EXERCISE PROMPT
Filter the records for "true" and keep each line that has it.
•••••
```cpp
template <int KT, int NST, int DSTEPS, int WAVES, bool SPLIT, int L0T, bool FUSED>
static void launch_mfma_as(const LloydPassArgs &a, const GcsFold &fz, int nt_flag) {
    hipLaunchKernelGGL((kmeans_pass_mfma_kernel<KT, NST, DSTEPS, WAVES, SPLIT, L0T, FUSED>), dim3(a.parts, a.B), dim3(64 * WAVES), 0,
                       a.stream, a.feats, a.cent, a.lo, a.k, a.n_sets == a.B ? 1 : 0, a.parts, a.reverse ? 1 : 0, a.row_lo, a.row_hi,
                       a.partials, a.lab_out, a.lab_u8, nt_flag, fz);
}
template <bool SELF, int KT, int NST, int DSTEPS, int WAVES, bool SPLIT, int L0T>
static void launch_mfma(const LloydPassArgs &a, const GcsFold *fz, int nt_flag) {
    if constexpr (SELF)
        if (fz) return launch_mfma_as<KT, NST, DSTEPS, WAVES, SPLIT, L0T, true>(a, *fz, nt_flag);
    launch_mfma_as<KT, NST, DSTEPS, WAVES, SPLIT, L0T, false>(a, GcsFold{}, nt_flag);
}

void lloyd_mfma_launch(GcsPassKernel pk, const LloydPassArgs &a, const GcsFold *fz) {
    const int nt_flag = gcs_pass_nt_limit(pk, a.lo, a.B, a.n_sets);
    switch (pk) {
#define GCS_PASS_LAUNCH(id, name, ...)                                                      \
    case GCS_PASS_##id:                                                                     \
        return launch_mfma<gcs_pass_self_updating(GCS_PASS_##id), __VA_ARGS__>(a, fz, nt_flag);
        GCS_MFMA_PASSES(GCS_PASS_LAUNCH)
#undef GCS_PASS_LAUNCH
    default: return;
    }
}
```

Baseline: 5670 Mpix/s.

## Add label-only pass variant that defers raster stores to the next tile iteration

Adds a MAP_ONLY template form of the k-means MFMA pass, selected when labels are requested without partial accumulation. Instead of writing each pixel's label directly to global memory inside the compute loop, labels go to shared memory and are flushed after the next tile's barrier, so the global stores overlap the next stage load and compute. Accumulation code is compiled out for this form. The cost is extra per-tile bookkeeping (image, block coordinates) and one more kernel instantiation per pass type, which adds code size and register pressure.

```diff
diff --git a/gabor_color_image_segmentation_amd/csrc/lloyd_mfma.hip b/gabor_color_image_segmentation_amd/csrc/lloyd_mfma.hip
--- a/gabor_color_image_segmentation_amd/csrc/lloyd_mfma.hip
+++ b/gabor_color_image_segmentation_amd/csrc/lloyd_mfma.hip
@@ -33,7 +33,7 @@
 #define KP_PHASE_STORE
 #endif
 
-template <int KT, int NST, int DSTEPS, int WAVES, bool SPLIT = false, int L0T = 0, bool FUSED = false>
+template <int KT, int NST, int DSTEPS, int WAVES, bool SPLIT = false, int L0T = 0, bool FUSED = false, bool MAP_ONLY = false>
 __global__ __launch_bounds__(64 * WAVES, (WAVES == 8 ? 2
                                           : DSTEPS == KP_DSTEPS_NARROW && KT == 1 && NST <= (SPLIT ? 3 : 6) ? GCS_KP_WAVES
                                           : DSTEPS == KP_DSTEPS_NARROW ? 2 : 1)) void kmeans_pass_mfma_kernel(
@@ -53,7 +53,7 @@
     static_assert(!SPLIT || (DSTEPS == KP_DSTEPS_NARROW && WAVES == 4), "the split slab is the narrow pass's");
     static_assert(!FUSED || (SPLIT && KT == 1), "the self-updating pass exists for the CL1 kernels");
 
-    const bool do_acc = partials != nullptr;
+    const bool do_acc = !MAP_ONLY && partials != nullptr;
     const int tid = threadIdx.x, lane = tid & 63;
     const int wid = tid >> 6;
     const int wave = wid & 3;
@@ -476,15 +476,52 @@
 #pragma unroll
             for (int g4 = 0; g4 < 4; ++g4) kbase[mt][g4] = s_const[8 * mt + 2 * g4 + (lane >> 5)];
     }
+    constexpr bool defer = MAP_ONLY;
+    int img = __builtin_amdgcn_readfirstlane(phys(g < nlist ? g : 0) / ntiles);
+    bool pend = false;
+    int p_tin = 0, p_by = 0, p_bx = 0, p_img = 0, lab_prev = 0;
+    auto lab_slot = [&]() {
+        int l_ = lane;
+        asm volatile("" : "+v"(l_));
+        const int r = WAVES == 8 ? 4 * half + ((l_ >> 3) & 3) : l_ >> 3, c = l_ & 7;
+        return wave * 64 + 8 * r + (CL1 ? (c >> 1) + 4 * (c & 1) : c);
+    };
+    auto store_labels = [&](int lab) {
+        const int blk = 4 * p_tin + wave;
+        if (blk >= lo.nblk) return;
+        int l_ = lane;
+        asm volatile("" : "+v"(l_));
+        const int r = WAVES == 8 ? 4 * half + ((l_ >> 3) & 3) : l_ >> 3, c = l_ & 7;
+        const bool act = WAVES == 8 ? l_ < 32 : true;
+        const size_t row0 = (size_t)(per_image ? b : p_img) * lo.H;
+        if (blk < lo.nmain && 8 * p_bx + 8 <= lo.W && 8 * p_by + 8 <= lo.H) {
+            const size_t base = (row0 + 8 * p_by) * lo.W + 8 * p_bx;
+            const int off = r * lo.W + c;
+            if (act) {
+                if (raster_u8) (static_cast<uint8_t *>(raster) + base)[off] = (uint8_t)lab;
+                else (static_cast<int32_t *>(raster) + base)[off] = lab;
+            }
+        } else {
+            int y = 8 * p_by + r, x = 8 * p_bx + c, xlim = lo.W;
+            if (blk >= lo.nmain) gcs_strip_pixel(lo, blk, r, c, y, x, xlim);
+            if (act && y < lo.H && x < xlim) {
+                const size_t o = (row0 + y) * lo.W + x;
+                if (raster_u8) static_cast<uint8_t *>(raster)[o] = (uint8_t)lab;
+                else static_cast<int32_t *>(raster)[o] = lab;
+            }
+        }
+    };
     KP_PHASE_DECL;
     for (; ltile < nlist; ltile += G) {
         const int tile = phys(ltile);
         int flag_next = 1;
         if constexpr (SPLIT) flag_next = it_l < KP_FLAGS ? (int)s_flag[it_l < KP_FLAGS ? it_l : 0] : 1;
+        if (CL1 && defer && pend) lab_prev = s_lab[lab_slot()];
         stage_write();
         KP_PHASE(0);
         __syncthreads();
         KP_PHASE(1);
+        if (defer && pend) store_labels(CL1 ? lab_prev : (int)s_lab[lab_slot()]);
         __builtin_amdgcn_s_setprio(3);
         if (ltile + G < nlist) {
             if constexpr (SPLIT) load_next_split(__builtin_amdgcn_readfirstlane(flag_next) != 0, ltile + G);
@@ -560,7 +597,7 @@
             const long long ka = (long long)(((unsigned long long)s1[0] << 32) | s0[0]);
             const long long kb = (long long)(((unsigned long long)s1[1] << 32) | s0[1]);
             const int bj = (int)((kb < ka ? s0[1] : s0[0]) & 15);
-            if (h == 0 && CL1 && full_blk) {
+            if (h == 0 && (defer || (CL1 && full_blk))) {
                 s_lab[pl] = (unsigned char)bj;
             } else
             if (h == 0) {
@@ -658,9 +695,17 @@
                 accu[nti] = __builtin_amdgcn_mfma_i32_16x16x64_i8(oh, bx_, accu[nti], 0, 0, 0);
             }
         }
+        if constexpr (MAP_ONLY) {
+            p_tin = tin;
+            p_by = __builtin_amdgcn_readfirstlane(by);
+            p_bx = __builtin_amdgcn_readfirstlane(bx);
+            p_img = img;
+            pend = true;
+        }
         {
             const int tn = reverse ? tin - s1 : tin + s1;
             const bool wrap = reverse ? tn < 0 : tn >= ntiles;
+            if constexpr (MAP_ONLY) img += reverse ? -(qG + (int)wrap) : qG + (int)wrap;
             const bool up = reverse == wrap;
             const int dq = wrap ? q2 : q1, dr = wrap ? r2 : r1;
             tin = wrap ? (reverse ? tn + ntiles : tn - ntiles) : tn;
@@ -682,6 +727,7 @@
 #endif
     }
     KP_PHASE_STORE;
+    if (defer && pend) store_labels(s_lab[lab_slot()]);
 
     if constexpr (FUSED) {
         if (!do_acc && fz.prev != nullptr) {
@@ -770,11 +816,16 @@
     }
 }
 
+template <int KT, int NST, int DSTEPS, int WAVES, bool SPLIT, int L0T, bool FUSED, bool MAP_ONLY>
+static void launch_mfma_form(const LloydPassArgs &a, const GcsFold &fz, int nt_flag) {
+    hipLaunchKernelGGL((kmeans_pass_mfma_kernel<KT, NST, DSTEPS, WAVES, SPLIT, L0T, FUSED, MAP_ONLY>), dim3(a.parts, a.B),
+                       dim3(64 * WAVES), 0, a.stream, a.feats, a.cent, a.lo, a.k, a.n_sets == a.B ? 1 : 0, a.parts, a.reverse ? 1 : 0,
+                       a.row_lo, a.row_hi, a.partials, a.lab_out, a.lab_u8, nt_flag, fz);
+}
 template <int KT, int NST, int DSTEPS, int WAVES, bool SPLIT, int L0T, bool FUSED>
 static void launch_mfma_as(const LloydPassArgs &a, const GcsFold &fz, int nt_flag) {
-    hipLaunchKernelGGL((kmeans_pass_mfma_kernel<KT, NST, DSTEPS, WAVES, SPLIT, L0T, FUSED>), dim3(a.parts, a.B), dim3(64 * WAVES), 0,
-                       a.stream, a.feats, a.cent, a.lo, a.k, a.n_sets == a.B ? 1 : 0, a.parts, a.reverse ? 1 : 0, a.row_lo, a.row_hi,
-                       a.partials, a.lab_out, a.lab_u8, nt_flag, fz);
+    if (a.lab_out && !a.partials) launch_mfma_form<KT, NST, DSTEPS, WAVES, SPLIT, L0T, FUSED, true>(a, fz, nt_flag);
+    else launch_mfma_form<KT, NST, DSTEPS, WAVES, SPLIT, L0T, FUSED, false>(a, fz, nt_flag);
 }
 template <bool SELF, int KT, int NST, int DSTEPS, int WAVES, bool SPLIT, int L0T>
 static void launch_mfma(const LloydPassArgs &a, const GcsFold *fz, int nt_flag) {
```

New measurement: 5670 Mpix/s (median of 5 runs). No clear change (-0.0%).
•••••
RESULT FOR THIS TASK
        if (fz) return launch_mfma_as<KT, NST, DSTEPS, WAVES, SPLIT, L0T, true>(a, *fz, nt_flag);
+        const bool act = WAVES == 8 ? l_ < 32 : true;
+            pend = true;
+    if (a.lab_out && !a.partials) launch_mfma_form<KT, NST, DSTEPS, WAVES, SPLIT, L0T, FUSED, true>(a, fz, nt_flag);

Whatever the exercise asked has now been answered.